You can draw over the entire bitmap, and only bitblt in the portion
specified by the rcPaint rectangle.

--
--------- Scott Seligman <scott at <firstname> and michelle dot net> ---------
One more day before the storm, at the barricades of freedom! When our
ranks begin to form, will you take your place with me?
-- Enjolras in Les Miserables

Re: Windows Message problems on Today Screen Plugin by EdKramer

EdKramer
Fri Dec 07 07:20:02 PST 2007


> Even assuming you drew the right thing above, you're bitblting it to
> xPosition, which given the variable names, suggests your bitblting the
> result off screen.

Well the xPosition was basically just to make sure the text got drawn to a
position that was far enough to the right that it wouldn't be over or under
the icon i'll be drawing. But yeah I see what you mean.

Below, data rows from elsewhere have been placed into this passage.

@@ -735,6 +737,8 @@
      1 + kNumCheckShares, 0, CTX_FIELD(filter_check1), 2},
     {"filter_check_emit", 0, 255, "filter_check_emit outside [0, 255]", 0, 0,
      CTX_FIELD(filter_check_emit)},
+    {"filter_check2", 0, 2 + kCheck2MaxForced, "filter_check2 outside {0, 1, 3 .. %u}",
+     2 + kCheck2MaxForced, 0, CTX_FIELD(filter_check2), 2},
     {"filter_rotate", 0, 2 + kNumPhases, "filter_rotate outside [0, %u]", 2 + kNumPhases, 0,
      CTX_FIELD(filter_rotate)},
     {"filter_rotate_min_steps", 1, 1 << 20, "filter_rotate_min_steps outside [1, 2^20]", 0, 0,
@@ -774,8 +778,10 @@
       return CUKING_OK;
     }
   const char *const totals[kNumTotals] = {"filter_candidates", "filter_dense_quadrants",
-                                          "filter_early_exits", "filter_rotated_tiles"};
-  static_assert(kTotalCand == 0 && kTotalDense == 1 && kTotalEarly == 2 && kTotalRotated == 3,
+                                          "filter_early_exits", "filter_rotated_tiles",
+                                          "filter_early_exits2"};
+  static_assert(kTotalCand == 0 && kTotalDense == 1 && kTotalEarly == 2 && kTotalRotated == 3 &&
+                    kTotalEarly2 == 4,
                 "totals[] in the order of the running totals");
   uint32_t word = 0;
   while (word < kNumTotals && strcmp(totals[word], key) != 0) ++word;
diff --git a/cuking_amd/csrc/king_common.h b/cuking_amd/csrc/king_common.h
--- a/cuking_amd/csrc/king_common.h
+++ b/cuking_amd/csrc/king_common.h
@@ -132,6 +132,9 @@
 constexpr uint32_t kCheckShares64[kNumCheckShares] = {8, 50, 53, 56, 58, 60, 61, 62};
 constexpr uint32_t kNumPhases = 128;
 constexpr uint32_t kPhasesPerShare = kNumPhases / 64;
+constexpr uint32_t kCheckMinPhases = 32 * kPhasesPerShare, kCheckMaxPhases = 62 * kPhasesPerShare;
+constexpr uint32_t kCheck2Phases = 4, kCheck2MinRest = 8, kCheck2MaxForced = 63;
+constexpr float kCheckLiveBudget = 0.1f, kCheckBudgetZ = 4.67f;
 constexpr uint32_t kNumCum = kNumPhases - 1;
 __host__ __device__ inline uint32_t phase_step(uint32_t all_steps, uint32_t x) {
   return (uint32_t)((uint64_t)all_steps * x / kNumPhases);
@@ -194,14 +197,17 @@
 static_assert(kFilterLdsBytes <= 160 * 1024, "LDS of one CU");
 constexpr uint32_t kFilterChunkTiles = 1u << 17;
 constexpr uint32_t kFilterCandCap = 1u << 25;
+static_assert(kCheckLiveBudget * 1024.f <= 256.f, "check budget against the candidate list");
 constexpr uint32_t kFilterQuadrantCap = 384;
 constexpr size_t kFilterCtrlBytes = 256;
 constexpr uint32_t kCtrlCand = 0, kCtrlDense = 1, kCtrlDyn = 2, kCtrlFinished = 3,
                    kCtrlLeft = 4, kCtrlAllLeave = 5, kCtrlGate = 6;
 constexpr uint32_t kCtrlStepTicks = 8, kCtrlPos = 16, kPosSlots = 16;
 constexpr size_t kCtrlChunkBytes = (kCtrlPos + 8 * kPosSlots * 2) * 4;
-constexpr uint32_t kTotalCand = 0, kTotalDense = 1, kTotalEarly = 2, kTotalRotated = 3;
-constexpr uint32_t kNumTotals = 4;
+constexpr uint32_t kTotalCand = 0, kTotalDense = 1, kTotalEarly = 2, kTotalRotated = 3,
+                   kTotalEarly2 = 4;
+constexpr uint32_t kNumTotals = 5;
+static_assert(kNumTotals * 8 <= kFilterCtrlBytes, "the running totals have kFilterCtrlBytes");
 __host__ __device__ inline const uint32_t *plane_check_steps(const uint4 *planes,
                                                              const PlaneGeometry &g) {
   return reinterpret_cast<const uint32_t *>(plane_cohort_sums(planes, g) + 8);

> Given the complexity of modifying drawing code to handle clipping
> regions, I'd recommend creating a bitmap of the size of your window (and
> potentially keeping it around for longer than the WM_PAINT lifespan).
> You can draw over the entire bitmap, and only bitblt in the portion
> specified by the rcPaint rectangle.
>

I'm thinking this is probably the best idea. Create the memory DC once at
startup and destroy it when I shut down.

If the orientation changes, i get a WM_SIZE event, but how do I resize my
memory bitmap?

Or should I just make it some arbitrarily large size ( which could be
potentially too small or way to big ), and only use the portion that the
WM_PAINT tells me is the correct one?

I thought I was getting the hang of GDI, but it seems like every time I
think I have an idea what I'm doing it kicks me in the teeth. Oh well. I feel
like I'm back in Programming 201 =)

Thank you for the assistance by the way. I feel like I've been bashing my
face against this forever. Any help is appreciated.

Ed

Re: Windows Message problems on Today Screen Plugin by ctacke/>

ctacke/>
Fri Dec 07 07:31:23 PST 2007

> I'm thinking this is probably the best idea. Create the memory DC once at
> startup and destroy it when I shut down.
>
> If the orientation changes, i get a WM_SIZE event, but how do I resize my
> memory bitmap?

Make the DC the size of the screen (query the device to get that). If the
orientation changes, toss away the existing DC and create another with the x
& y sizes flipped.

If you expect that rotation will happen a lot you could create both DCs to
start with and simply swap pointers when rotation happens, but that uses
twice the memory and I doubt it gains much in performance.